* About this exercise *
Among the lines of the records, please find those that contain the word "packed" and copy them.

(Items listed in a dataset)
>>>>

def smoke() -> None:
  import numpy as np
  import torch
  from gpflowpilco_amd import ops
  from gpflowpilco_amd.moment_matching import GaussianMoments, moment_matching
  from gpflowpilco_amd.synthetic import make_inputs, make_svgp
  from oracle import mm_oracle as mo

  assert torch.cuda.is_available(), "smoke() needs a GPU"
  dev = torch.device("cuda:0")
  L = d = 4
  syn = make_svgp(L, 96, d, seed=33)
  mu, Sigma = make_inputs(4, d, seed=5, scale=0.1, lo=0.3, hi=0.7)
  po = mo.SVGPParams(Z=np.broadcast_to(syn.Z, (L, 96, d)).copy(), lengthscales=syn.lengthscales,
                     variance=syn.variance, q_mu=syn.q_mu, q_sqrt=syn.q_sqrt, whiten=True)
  f1o, Sffo, cro = mo.mm_gauss_svgp_mo(mu, Sigma, po)
  muH, SH = mo.rollout_closed(mu, Sigma, po, 3)
  model = syn.to_model(dev)
  for dtype, tol in ((torch.float64, 1e-6), (torch.float32, 2e-4)):
    x = GaussianMoments((torch.tensor(mu, dtype=dtype, device=dev),
                         torch.tensor(Sigma, dtype=dtype, device=dev)), centered=True)
    m = moment_matching(x, model)
    for got, want in ((m.y.mean(), f1o), (m.y.covariance(), Sffo), (m.cross[0], cro)):
      err = np.abs(got.double().cpu().numpy() - want).max() / np.abs(want).max()
      assert err < tol, (dtype, err)
    pm = model.packed(dtype, True, dev)
    m1, S1 = ops.rollout_closed(pm, x.mean(), x.covariance(), 3)
    pm.check_status(4)
    assert np.abs(m1.double().cpu().numpy() - muH).max() / np.abs(muH).max() < tol
    assert np.abs(S1.double().cpu().numpy() - SH).max() / np.abs(SH).max() < tol
  from gpflowpilco_amd.synthetic import make_cartpole_like
  from oracle import mm_compose_oracle as co
  drift_s, pol_s = make_cartpole_like(M_drift=40, M_policy=12, seed=7, device=str(dev))
  drift, pol = drift_s.to_model(dev), pol_s.to_model(dev)
  H, active, scale, shift = 3, (1,), 2.0, -0.5
  mx, Sx = make_inputs(2, 4, seed=9, scale=0.05, lo=0.3, hi=0.7)
  target, precis = np.array([0.0, 1.0, 0.0, 0.0, 0.0]), 4.0 * np.eye(5)
  f64 = torch.float64
  roll = ops.ComposedRollout(drift.packed(f64, True, dev), pol.packed(f64, False, dev), nx=4, active_dims=active,
                             head_scale=scale, head_shift=shift, target=torch.tensor(target, dtype=f64, device=dev),
                             precis=torch.tensor(precis, dtype=f64, device=dev))
  m_H, S_H, cost = roll(torch.tensor(mx, dtype=f64, device=dev), torch.tensor(Sx, dtype=f64, device=dev), H)
  po_d = mo.SVGPParams(Z=np.broadcast_to(drift_s.Z, (4, 40, 6)).copy(), lengthscales=drift_s.lengthscales, variance=drift_s.variance,
                       q_mu=drift_s.q_mu, q_sqrt=drift_s.q_sqrt, whiten=True)
  po_p = mo.SVGPParams(Z=pol_s.Z[None].copy(), lengthscales=pol_s.lengthscales, variance=pol_s.variance, q_mu=pol_s.q_mu,
                       q_sqrt=pol_s.q_sqrt, whiten=True)
  loss_o, traj_o = co.policy_rollout_loss(mx, Sx, po_d, lambda st: co.mm_policy(st, po_p, scale, shift), active, target, precis, H, keep=True)
  assert np.abs(m_H.cpu().numpy() - traj_o[-1][0]).max() < 1e-8 and np.abs(S_H.cpu().numpy() - traj_o[-1][1]).max() < 1e-8
  assert abs(float(cost.sum()) - float(np.sum(loss_o))) < 1e-8
  from gpflowpilco_amd import bijectors as tfb, dynamics, models as gp
  from gpflowpilco_amd.components import GaussianObjective, TrigonometricEncoder
  from gpflowpilco_amd.loops import get_state_initializer, policy_loss_closure
  pol.q_mu.requires_grad_(True)
  policy = gp.InverseLinkWrapper(gp.KernelRegressor(pol), invlink=tfb.Chain([tfb.Scale(scale), tfb.Shift(shift), tfb.NormalCDF()]))
  system = dynamics.DynamicalSystem(drift=drift, policy=policy, encoder=TrigonometricEncoder(active_dims=active),
                                    solver=dynamics.MomentMatchingEuler())
  objective = GaussianObjective(target=torch.tensor(target, dtype=f64, device=dev), precis=torch.tensor(precis, dtype=f64, device=dev))
  closure = policy_loss_closure(system, objective, get_state_initializer(torch.tensor(mx, dtype=f64, device=dev),
                                                                        torch.tensor(Sx, dtype=f64, device=dev)), H)
  loss = closure().sum()
  assert abs(float(loss.detach()) - float(np.sum(loss_o))) < 1e-8
  loss.backward()
  g = pol.q_mu.grad.clone()
  direction = torch.randn(pol.q_mu.shape, dtype=f64, device=dev, generator=torch.Generator(device=dev).manual_seed(3))
  vals = []
  with torch.no_grad():
    for sgn in (1.0, -1.0):
      pol.q_mu.add_(sgn * 1e-5 * direction)
      vals.append(float(closure().sum()))
      pol.q_mu.sub_(sgn * 1e-5 * direction)
  fd = (vals[0] - vals[1]) / 2e-5
  an = float((g * direction).sum())
  assert abs(fd - an) < 1e-6 * max(1.0, abs(fd)), (fd, an)
  syn3 = make_svgp(3, 200, 8, seed=35, ls_bounds=(0.6, 2.5))
  model3 = syn3.to_model(dev)
  mu3, S3 = make_inputs(2, 8, seed=6, scale=0.1, lo=0.3, hi=0.7)
  mu3, S3 = torch.tensor(mu3, dtype=torch.float32, device=dev), torch.tensor(S3, dtype=torch.float32, device=dev)
  gg = torch.Generator(device="cpu").manual_seed(4)
  g1, g2, g3 = (torch.randn(s, generator=gg, dtype=f64).to(dev) for s in ((2, 3), (2, 3, 3), (2, 8, 3)))
  got = ops.moment_match_backward(model3.packed(torch.float32, True, dev), mu3, S3, g1, g2, g3)
  want = ops.moment_match_backward(model3.packed(f64, True, dev), mu3.double(), S3.double(), g1, g2, g3)
  for a_, b_ in zip(got, want):
    assert float((a_ - b_).abs().amax()) < 1e-4 * float(b_.abs().amax())
  pm3 = model3.packed(torch.float32, True, dev)
  f1s, Sffs, crs, sums, gen = ops.moment_match_with_sums(pm3, mu3, S3)
  gs = ops.moment_match_backward(pm3, mu3, S3, g1, g2, g3, forward_generation=gen, sums=sums)
  pm3.check_status(2)
  po3 = mo.SVGPParams(Z=np.broadcast_to(syn3.Z, (3, 200, 8)).copy(), lengthscales=syn3.lengthscales, variance=syn3.variance,
                      q_mu=syn3.q_mu, q_sqrt=syn3.q_sqrt, whiten=True)
  _, Sff3o, _ = mo.mm_gauss_svgp_mo(mu3.double().cpu().numpy(), S3.double().cpu().numpy(), po3)
  assert np.abs(Sffs.double().cpu().numpy() - Sff3o).max() < 2e-5 * np.abs(Sff3o).max()
  assert all(torch.equal(x_, y_) for x_, y_ in zip(gs, got))
  print("smoke ok")
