enum { KNOB_RAW = 0, KNOB_BOOL = -1 };
struct Knob { const char *name; int *slot; const char *accept; int conv; const char *product; };
#ifdef SMK_MEASURE
static int g_measure_build = 1;
#else
static int g_measure_build = 0;
#endif
static const Knob KNOBS[] = {
    {"xcd_mode", &g_tune.xcd_mode, "*", KNOB_RAW, nullptr},
    {"force_tile", &g_tune.force_tile, "0..5", KNOB_RAW, nullptr},
    {"min_blocks_x16", &g_tune.min_blocks_x16, "*", KNOB_RAW, nullptr},
    {"stages", &g_tune.stages, "0|2..4", KNOB_RAW, nullptr},
    {"kt", &g_tune.kt, "0|128|256", KNOB_RAW, nullptr},
    {"prio", &g_tune.prio, "-1..3", KNOB_RAW, nullptr},
    {"nt_store", &g_tune.nt_store, "*", KNOB_BOOL, nullptr},
    {"merge", &g_tune.merge, "0..2", KNOB_RAW, nullptr},
    {"merge_max_batch", &g_tune.merge_max_batch, "*", KNOB_RAW, nullptr},
    {"rf_wreg", &g_tune.rf_wreg, "*", KNOB_RAW, nullptr},
    {"rf_tile2", &g_tune.rf_tile2, "0..5", KNOB_RAW, nullptr},
    {"nchw_tn_major", &g_tune.nchw_tn_major, "*", KNOB_BOOL, nullptr},
    {"chain", &g_tune.chain, "*", KNOB_BOOL, nullptr},
    {"chain_mask", &g_tune.chain_mask, "0..2", KNOB_RAW, nullptr},
    {"corr_head", &g_tune.corr_head, "*", KNOB_BOOL, nullptr},
    {"pair_launch", &g_tune.pair_launch, "0..3", KNOB_RAW, nullptr},
    {"halo", &g_tune.halo, "0|1|64|128", KNOB_RAW, nullptr},
    {"halo_db", &g_tune.halo_db, "*", KNOB_BOOL, nullptr},
    {"ksplit", &g_tune.ksplit, "0|1|2|4", KNOB_RAW, nullptr},
    {"xc_ch", &g_tune.xc_ch, "32|64", KNOB_RAW, nullptr},
    {"xc_full", &g_tune.xc_full, "0..2", KNOB_RAW, nullptr},
    {"stem_fused", &g_tune.stem_fused, "*", KNOB_BOOL, nullptr},
    {"l1_fused", &g_tune.l1_fused, "*", KNOB_BOOL, nullptr},
    {"buf_lds", &g_tune.buf_lds, "*", KNOB_BOOL, nullptr},
    {"a_stage", &g_tune.a_stage, "*", KNOB_BOOL, nullptr},
    {"wreg", &g_tune.wreg, "0..7", KNOB_RAW, nullptr},
    {"wreg_policy", &g_tune.wreg_policy, "0|1", KNOB_RAW, nullptr},
    {"wreg_stages", &g_tune.wreg_stages, "0|3..8", KNOB_RAW, "0|3|4"},
    {"wreg96", &g_tune.wreg96, "*", KNOB_BOOL, nullptr},
    {"wreg32", &g_tune.wreg32, "0..4096", KNOB_RAW, nullptr},
    {"npw", &g_tune.npw, "2|4", KNOB_RAW, nullptr},
    {"res_nt", &g_tune.res_nt, "*", KNOB_BOOL, nullptr},
    {"pp", &g_tune.pp, "0..2", KNOB_RAW, nullptr},
    {"x3_fused", &g_tune.x3_fused, "*", KNOB_BOOL, nullptr},
    {"ablate", &g_tune.ablate, "*", 127, "0"},
    {"front_occ1", &g_tune.front_occ1, "*", 3, "0"},
    {"seq", &g_tune.seq, "*", KNOB_BOOL, nullptr},
    {"seq_spoll", &g_tune.seq_spoll, "*", KNOB_BOOL, nullptr},
    {"seq_kstag", &g_tune.seq_kstag, "0..2", KNOB_RAW, nullptr},
    {"seq_kstag_mask", &g_tune.seq_kstag_mask, "*", 7, nullptr},
    {"seq_tall", &g_tune.seq_tall, "0..2", KNOB_RAW, nullptr},
    {"seq_fuse", &g_tune.seq_fuse, "0..3", KNOB_RAW, nullptr},
    {"seq_fuse3", &g_tune.seq_fuse3, "0..2", KNOB_RAW, "0"},
    {"seq_pair2d", &g_tune.seq_pair2d, "0..2", KNOB_RAW, "0"},
    {"seq_deep", &g_tune.seq_deep, "*", KNOB_BOOL, "0"},
    {"seq_ds128", &g_tune.seq_ds128, "*", KNOB_BOOL, nullptr},
    {"seq_halo", &g_tune.seq_halo, "*", KNOB_BOOL, nullptr},
    {"seq_yres", &g_tune.seq_yres, "*", KNOB_BOOL, nullptr},
    {"seq_search", &g_tune.seq_search, "*", KNOB_BOOL, nullptr},
    {"seq_first_stage", &g_tune.seq_first_stage, "0..3", KNOB_RAW, "1..3"},
    {"seq_min_batch", &g_tune.seq_min_batch, ">=1", KNOB_RAW, nullptr},
    {"seq_max_batch", &g_tune.seq_max_batch, ">=1", KNOB_RAW, nullptr},
    {"seq_extra_batch", &g_tune.seq_extra_batch, "*", KNOB_RAW, nullptr},
    {"seq_mult_max", &g_tune.seq_mult_max, ">=0", KNOB_RAW, nullptr},
    {"main_prio", &g_tune.main_prio, "0..3", KNOB_RAW, nullptr},
    {"pipe_late", &g_tune.pipe_late, "*", KNOB_BOOL, nullptr},
    {"seq_fused_last", &g_seq_last.pairs, nullptr, KNOB_RAW, nullptr},
    {"seq_yres_last", &g_seq_last.resident, nullptr, KNOB_RAW, nullptr},
    {"seq_fused3_last", &g_seq_last.triples, nullptr, KNOB_RAW, nullptr},
    {"measure_build", &g_measure_build, nullptr, KNOB_RAW, nullptr},
};
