__device__ __forceinline__ uint64_t wg_desc(uint32_t saddr, uint32_t sbo) {
  return (uint64_t)((saddr >> 4) & 0x3FFFu) | ((uint64_t)1 << 16) | ((uint64_t)((sbo >> 4) & 0x3FFFu) << 32) | ((uint64_t)1 << 62);
}
__device__ __forceinline__ void wg_fence() { asm volatile("wgmma.fence.sync.aligned;" ::: "memory"); }
// ... 152 lines not shown
  int N, Ho, Wo, Cout;
  int taps, pad, stride;
  int kw, pad_w;
  int BW, BH;
  int tiles_x, tiles_y;
  int m_tiles, n_tiles;
  int kblocks;
  int chunk;
  int a_c0, b_c0;
  int b_batched;
  int heads;
  int a_c_head, b_c_head;
  int a_img_per_head;
  int b_r_head;
  int out_per_head;
  int o_c_head;
  int up4;
  int PW, PH;
  int Hin, Win;
  int pad_mode;
  int sub;
  int out_pitch, out_c0, cout_valid;
  int res_pitch;
  const float* residual2;
  int res2_pitch;
  float post_scale;
  int fault;
  int xform;
  int a_split;
  const float* in_scale;
  const float* in_shift;
  int in_act;
  const float* bias;
  const float* residual;
  int out_act;
  const float* sft_dec;
  const float* sft_scale;
  union {
    float sft_w;
    float prelu;
  };
  const float* wscale_inv;
  float* out;
  __half* pl_hi;
  __half* pl_lo;
  float* gn_part;
  int gn_cpg;
  const float* sft_wv;
#if CFB_TC_STAMPS
  long long* dbg;
#endif
};
#if CFB_TC_STAMPS
constexpr int TC_CNT0 = 32, TC_NCNT = 8;
#define TC_STAMP(i) do { if (p.dbg != nullptr && blockIdx.x == 0) p.dbg[i] = clock64(); } while (0)
#define TC_T0(t) const long long t = clock64()
#define TC_ADD(k, t) do { if (WIDE && p.dbg != nullptr && lane == 0) \
    atomicAdd(reinterpret_cast<unsigned long long*>(p.dbg + TC_CNT0 + blockIdx.x * TC_NCNT + (k)), \
              (unsigned long long)(clock64() - (t))); } while (0)
#else
#define TC_STAMP(i) do { } while (0)
#define TC_T0(t) do { } while (0)
#define TC_ADD(k, t) do { } while (0)
#endif
#if CFB_TC_STAMPS
#define TC_VAR(v) long long v = 0
#define TC_SUM(v, t) v += clock64() - (t)
#define TC_FLUSH(k, v) do { if (WIDE && p.dbg != nullptr && lane == 0) \
    atomicAdd(reinterpret_cast<unsigned long long*>(p.dbg + TC_CNT0 + blockIdx.x * TC_NCNT + (k)), (unsigned long long)(v)); \
    v = 0; } while (0)
#else
#define TC_VAR(v) do { } while (0)
#define TC_SUM(v, t) do { } while (0)
#define TC_FLUSH(k, v) do { } while (0)
#endif
#if CFB_TC_STAMPS
__device__ __forceinline__ void tc_arrived(float v) {
  asm volatile("{\n\t.reg .pred p, q;\n\tsetp.eq.f32 p, %0, 0f00000000;\n\tvote.sync.any.pred q, p, 0xffffffff;\n\t}" ::"f"(v));
}
#endif

constexpr int XF_SKEW = 128;
constexpr int TC_A_BYTES = 128 * 128;

template <int BN>
struct TcCfg {
  static_assert(BN == 64 || BN == 128, "the wgmma engine runs 64- or 128-wide n-tiles");
  static constexpr bool WIDE = BN == 128;
  static constexpr int MMA_WARPS = WIDE ? 8 : 4;
  static constexpr int EPI_WARPS = WIDE ? 4 : 8;
  static constexpr int THREADS = WIDE ? 512 : 32 * (MMA_WARPS + 1 + EPI_WARPS);
  static constexpr int B_BYTES = BN * 128;
  static constexpr int STAGE_BYTES = 2 * TC_A_BYTES + 2 * B_BYTES;
  static constexpr int STAGES = 3;
  static constexpr int SLOT_PITCH = BN + 4;
  static constexpr int SLOT_BYTES = 128 * SLOT_PITCH * 4;
  static constexpr int SLOTS = 1;
  static constexpr int STG_BYTES = WIDE ? 0 : 8 * 4096;
  static constexpr int TAIL_BYTES = SLOT_BYTES + 1024  + 512  + STG_BYTES;
  static constexpr int SMEM_BYTES = STAGES * STAGE_BYTES + TAIL_BYTES;
  static constexpr int H_A_PLANE = 23 * 1024;
  static constexpr int H_A_SLOT = 2 * H_A_PLANE;
  static constexpr int H_A_SLOTS = 2;
  static constexpr int H_B_SLOT = 2 * B_BYTES;
  static constexpr int H_B_SLOTS = WIDE ? 2 : 4;
  static constexpr int H_SMEM_BYTES = H_A_SLOTS * H_A_SLOT + H_B_SLOTS * H_B_SLOT + TAIL_BYTES;
  static constexpr int XF_WARPS = WIDE ? 2 : 4;
  static constexpr int XF_THREADS = 32 * (MMA_WARPS + 1 + EPI_WARPS + XF_WARPS + 1);
  static_assert(!WIDE || XF_THREADS == THREADS, "the 128-wide transform variant fills the pad warps exactly");
  static constexpr int X_A_SLOTS = 2;
  static constexpr int X_A_PLANE2 = H_A_PLANE + XF_SKEW;
  static constexpr int X_B_SLOTS = H_B_SLOTS;
  static constexpr int X_SMEM_BYTES = X_A_SLOTS * H_A_SLOT + X_B_SLOTS * H_B_SLOT + TAIL_BYTES;
};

<<<<

* Result for this task *
    pm = model.packed(dtype, True, dev)
  roll = ops.ComposedRollout(drift.packed(f64, True, dev), pol.packed(f64, False, dev), nx=4, active_dims=active,
  got = ops.moment_match_backward(model3.packed(torch.float32, True, dev), mu3, S3, g1, g2, g3)
  want = ops.moment_match_backward(model3.packed(f64, True, dev), mu3.double(), S3.double(), g1, g2, g3)
  pm3 = model3.packed(torch.float32, True, dev)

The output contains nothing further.